The first is called the Margin of Safety price, which is calculated based on earnings per share (EPS), estimated future EPS growth, and estimated future price-to-earnings ratio (P/E). The minimum acceptable rate of return is 15%. I chose to use an EPS of 3,13, which is from fiscal year 2023. I have selected a projected future EPS growth rate of 11% (Finbox expects EPS to grow by 17,3% per year over the next five years, but I'm not as optimistic.) Additionally, I have chosen a projected future P/E ratio of 22, which is twice the growth rate. This decision is based on the fact that The Toro Company has historically had a higher P/E ratio. Lastly, our minimum acceptable rate of return is already set at 15%. After performing the calculations, we determined the sticker price (also known as fair value or intrinsic value) to be $48,33. We want to have a margin of safety of 50%, so we will divide it by 2. This means that we want to buy The Toro Company at a price of $24,17 (or lower, obviously) if we use the Margin of Safety price.
The second calculation is called the Ten Cap price. The rate of return that a company owner (or stockholder) receives on the purchase price of the company is essentially its return on investment. The minimum annual return should be at least 10%. I calculate it as follows: The operating cash flow last year was 297, and the capital expenditures were 173. I attempted to analyze their annual report in order to determine the percentage of capital expenditures allocated for maintenance. I couldn't find it, but as a rule of thumb, you can expect that 70% of the capital expenditures will be allocated to maintenance purposes. This means that we will use 121 in our calculations. The tax provision was 71. We have 103,843 outstanding shares. Hence, the calculation will be as follows: (297 – 121 + 71) / 103,843 x 10 = $23,79 in Ten Cap price.
The final calculation is referred to as the Payback Time price. It is a calculation based on the free cash flow per share. With The Toro Company's free cash flow per share at $1,51 and a growth rate of 11%, if you want to recoup your investment in 8 years, the Payback Time price is $19,88.

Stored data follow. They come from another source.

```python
class NCSN_version_03(torch.nn.Module):
    def __init__(self, emb_dim, sigma_begin, sigma_end, num_noise_level, noise_type, anneal_power):
        super().__init__()
        self.anneal_power = anneal_power
        self.noise_type = noise_type
        self.input_distance_mlp = MultiLayerPerceptron(1, [emb_dim, 1], activation="relu")
        self.output_mlp = MultiLayerPerceptron(1 + emb_dim, [emb_dim, emb_dim // 2, 1])
        sigmas = torch.tensor(np.exp(np.linspace(np.log(sigma_begin), np.log(sigma_end), num_noise_level)),
                              dtype=torch.float32)
        self.sigmas = nn.Parameter(sigmas, requires_grad=False)
        self.emb_dim = emb_dim

    def forward(self, data, node_feature, distance, debug=False, noise_level=None, distance_noise=None,
                out_scale=1.0):
        self.device = self.sigmas.device
        _lib.require_cuda(node_feature, distance, self.sigmas)
        if self.emb_dim not in (32, 64, 128):
            raise NotImplementedError("HIP path supports emb_dim in (32, 64, 128)")
        if distance.requires_grad:
            raise NotImplementedError("gradient w.r.t. distance/positions is not built (SURVEY.md §8(f) N3)")
        num_graphs = data.num_graphs
        sel = get_super_edge_layout(data.batch, data.super_edge_index, num_graphs)
        if noise_level is None:
            noise_level = torch.randint(0, self.sigmas.size(0), (num_graphs,), device=self.device)
        if distance_noise is None:
            distance_noise = torch.randn_like(distance)
        if sel.S == 0:
            raise ValueError("batch has no super edges (scatter_add over an empty index fails in the reference too)")
        loss = _NcsnLoss.apply(node_feature, distance.view(-1), noise_level, distance_noise.view(-1), sel,
                               self.sigmas.detach(), self.anneal_power, out_scale, *_head_params(self))
        if debug:
            print("loss", float(loss))
        return loss
```

geossl_amd/_lib.py:

```python
import ctypes as C
import os

import torch

HERE = os.path.dirname(os.path.abspath(__file__))
LIB_PATH = os.path.join(HERE, "lib", "libgeossl_hip.so")

MAX_L = 12
TN_MAX = 32
EPI_BIAS, EPI_SSP, EPI_RESIDUAL, EPI_MUL_DSSP, CHAIN_SAME_INPUT, CHAIN_NEW_INPUT, CHAIN_ADD_PREV = 1, 2, 4, 8, 16, 32, 64
EPI_SILU, EPI_MUL_DSILU = 128, 256

vp = C.c_void_p
i64 = C.c_int64
i32 = C.c_int
f32 = C.c_float
f64 = C.c_double
u64 = C.c_uint64


class FilterWeights(C.Structure):
    _fields_ = [("w1", vp * MAX_L), ("b1", vp * MAX_L), ("w2", vp * MAX_L), ("b2", vp * MAX_L)]


PREPARE_MAX = 64


class PrepareBatch(C.Structure):
    _fields_ = [("W", vp * PREPARE_MAX), ("image", vp * PREPARE_MAX), ("ldw", i32 * PREPARE_MAX), ("tb", i32 * PREPARE_MAX)]


CHAIN_MAX = 5


class ChainStage(C.Structure):
    _fields_ = [("image", vp), ("bias", vp), ("res", vp), ("tprev", vp), ("out", vp), ("ld", i32), ("flags", i32),
                ("xin", vp), ("ldxin", i32), ("pad_", i32), ("out_act", vp)]


class Chain(C.Structure):
    _fields_ = [("nstage", i32), ("st", ChainStage * CHAIN_MAX)]
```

I find The Toro Company to be an intriguing company because it is a market leader. The CEO has extensive experience in the company, which is always beneficial, but overpaid for the acquisition of The Intimidator Group. Hopefully, he has learned from his mistake and will not overpay for acquisitions in the future. The Toro Company is facing several risks. I'm not too concerned about macroeconomics because they will eventually improve. I am concerned about how the weather has affected The Toro Company's performance, as it is not something the company can mitigate. The same applies to the diverse factors in the Professional segment, where The Toro Company cannot do much to mitigate these risks. However, I believe these risks are primarily linked to macroeconomics, which means they will affect The Toro Company in cycles. I appreciate that The Toro Company will benefit from the sustained demand for underground and specialty construction, as well as the resurgence in golf, where the company holds a unique position. I also believe that the Amplifying Maximum Productivity program will have a positive impact on the company moving forward. The calculations in this analysis are based on a poor year for The Toro Company, which means they are likely lower than usual. Therefore, we may expect significantly higher figures in fiscal 2024. Nonetheless, I will only purchase shares in The Toro Company if it reaches the intrinsic value of the Margin of Safety price at $48,33.